Directions >> Going from the top of the data below, give again each line through the one containing "int gn_have = 0;", both ends kept.

(Supplied information begins)

static void forward_ops(dh_unet* u, int B, int n_ops, int first_op, bool kv_hit, bool save, hipStream_t st) {
  const int dt = u->dtype;
  const dh_unet_config& c = u->cfg;
  u->flops_fwd = 0;
  int gn_have = 0;
  if (!kv_hit) launch_f32_to_t(dt, u->in_text, u->aptr(u->t_text), (size_t)B * c.text_len * c.cross_attention_dim, st);
  for (int oi = first_op; oi < n_ops; ++oi) {
    const Op& o = u->ops[oi];
    if (kv_hit && oi == u->temb_ops) continue;
    switch (o.type) {
      case OP_TIMESTEP:
        launch_timestep_embedding(dt, u->t_dev, c.block_out_channels[0], B, u->aptr(o.out), st);
        break;
      case OP_T2F:
        launch_t_to_f32(dt, u->aptr(o.in0), u->f32a + u->temb_f32_off, (size_t)B * u->temb_total, 0, st);
        break;
      case OP_CONV_IN: {
        const Wt& w = u->wts[o.wt];
        launch_conv_small_fwd(dt, u->in_sample, 1, u->pf + w.fwd_off, u->pf + o.bias_off, u->aptr(o.out), 0, B, o.Hin, o.Hin,
                              o.Cin, w.N, st);
        u->flops_fwd += 2.0 * B * o.Hin * o.Hin * w.N * w.K;
        break;
      }
      case OP_CONV_OUT: {
        const Wt& w = u->wts[o.wt];
        launch_conv_small_fwd(dt, u->aptr(o.in0), 0, u->pf + w.fwd_off, u->pf + o.bias_off, u->io_eps, 1, B, o.Hin, o.Hin,
                              o.Cin, w.N, st);
        u->flops_fwd += 2.0 * B * o.Hin * o.Hin * w.N * w.K;
        break;
      }
      case OP_GEMM: {
        GemmArgs g;
        fill_gemm(u, o, B, g);
        gn_have = 0;
        if (o.gn_next >= 0 && oi + 1 < n_ops) {
          const Ten& to = u->tens[o.out];
          g.gn_part = u->small; g.gn_HW = to.rows; g.gn_G = u->ops[o.gn_next].groups; g.gn_done = &gn_have;
        }
        if (o.glu_op >= 0 && o.glu_op < n_ops) {
          const Op& ge = u->ops[o.glu_op];
          g.glu_y = u->aptr(ge.out); g.glu_ldy = u->tens[ge.out].ld;
          if (!save) g.C = nullptr;
        }
        u->flops_fwd += launch_gemm(dt, g, st);
        break;
      }
      case OP_GN: {
        const Ten& t = u->tens[o.in0];
        const int have = (oi > 0 && u->ops[oi - 1].gn_next == oi) ? gn_have : 0;
        launch_groupnorm_fwd(dt, u->aptr(o.in0), u->pf + o.gamma_off, u->pf + o.beta_off, u->aptr(o.out),
                             u->f32a + o.stats_off, u->small, B, t.rows, t.C, o.groups, o.eps, o.silu, st, have);
        gn_have = 0;
        break;
      }
      case OP_LN: {
        if (o.folded && use_ln_fold(u, B)) break;
        const Ten& t = u->tens[o.in0];
        launch_layernorm_fwd(dt, u->aptr(o.in0), u->pf + (o.folded ? u->ones_off : o.gamma_off),
                             u->pf + (o.folded ? u->zeros_off : o.beta_off), u->aptr(o.out),
                             u->f32a + o.stats_off, B * t.rows, t.C, o.eps, st, t.ld);
        break;
      }
      case OP_ATTN: {
        const Ten& tq = u->tens[o.in0];
        const int C = u->tens[o.out].C;
        if (!o.cross) {
          const unsigned short* qkv = u->aptr(o.in0);
          launch_attention_fwd(dt, qkv, tq.C, qkv + C, qkv + 2 * C, tq.C, u->aptr(o.out), C, u->f32a + o.lse_off, B,
                               o.heads, o.Nq, o.Nk, st);
        } else {
          const Ten& tkv = u->tens[o.in1];
          const unsigned short* kv = u->aptr(o.in1) + o.kv_col;
          launch_attention_fwd(dt, u->aptr(o.in0), tq.C, kv, kv + C, tkv.C, u->aptr(o.out), C, u->f32a + o.lse_off, B,
                               o.heads, o.Nq, o.Nk, st);
        }
        u->flops_fwd += 4.0 * B * o.heads * (double)o.Nq * o.Nk * 64;
        break;
      }
      case OP_GEGLU: {
        if (oi > 0 && u->ops[oi - 1].glu_op == oi) break;
        const Ten& t = u->tens[o.out];
        launch_geglu_fwd(dt, u->aptr(o.in0), u->aptr(o.out), B * t.rows, t.C, st);
        break;
      }
      case OP_CONCAT: {
        const Ten &a = u->tens[o.in0], &b2 = u->tens[o.in1], &t = u->tens[o.out];
        gn_have = 0;
        const int G = o.gn_next >= 0 ? u->ops[o.gn_next].groups : 0;
        if (o.gn_next >= 0 && oi + 1 < n_ops && a.C % 8 == 0 && b2.C % 8 == 0 && t.C % G == 0 &&
            (GN_GB * (t.C / G)) % 8 == 0 && GN_GB * (t.C / G) <= 2048) {
          launch_concat_gn(dt, u->aptr(o.in0), a.C, u->aptr(o.in1), b2.C, u->aptr(o.out), u->small, B, t.rows, G, st);
          gn_have = 1;
        } else {
          launch_copy_cols(dt, u->aptr(o.in0), a.C, u->aptr(o.out), t.C, B * t.rows, a.C, 0, st);
          launch_copy_cols(dt, u->aptr(o.in1), b2.C, u->aptr(o.out) + a.C, t.C, B * t.rows, b2.C, 0, st);
        }
        break;
      }
    }
  }
}

static uint64_t graph_key_fwd(int B, int n_ops, bool temb_hit, bool kv_hit, bool save) {
  return (uint64_t)B | ((uint64_t)n_ops << 12) | ((uint64_t)(temb_hit ? 1 : 0) << 34) | ((uint64_t)(kv_hit ? 1 : 0) << 36) |
         ((uint64_t)(save ? 1 : 0) << 37);
}
static uint64_t graph_key_bwd(int B, unsigned mask, bool eps, bool sample, bool text) {
  return (uint64_t)B | ((uint64_t)(mask & 7u) << 28) | ((uint64_t)(eps ? 1 : 0) << 31) | ((uint64_t)(sample ? 1 : 0) << 32) |
         ((uint64_t)(text ? 1 : 0) << 33) | (1ull << 35);
}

(Supplied information ends)

Task result >>
static void forward_ops(dh_unet* u, int B, int n_ops, int first_op, bool kv_hit, bool save, hipStream_t st) {
  const int dt = u->dtype;
  const dh_unet_config& c = u->cfg;
  u->flops_fwd = 0;
  int gn_have = 0;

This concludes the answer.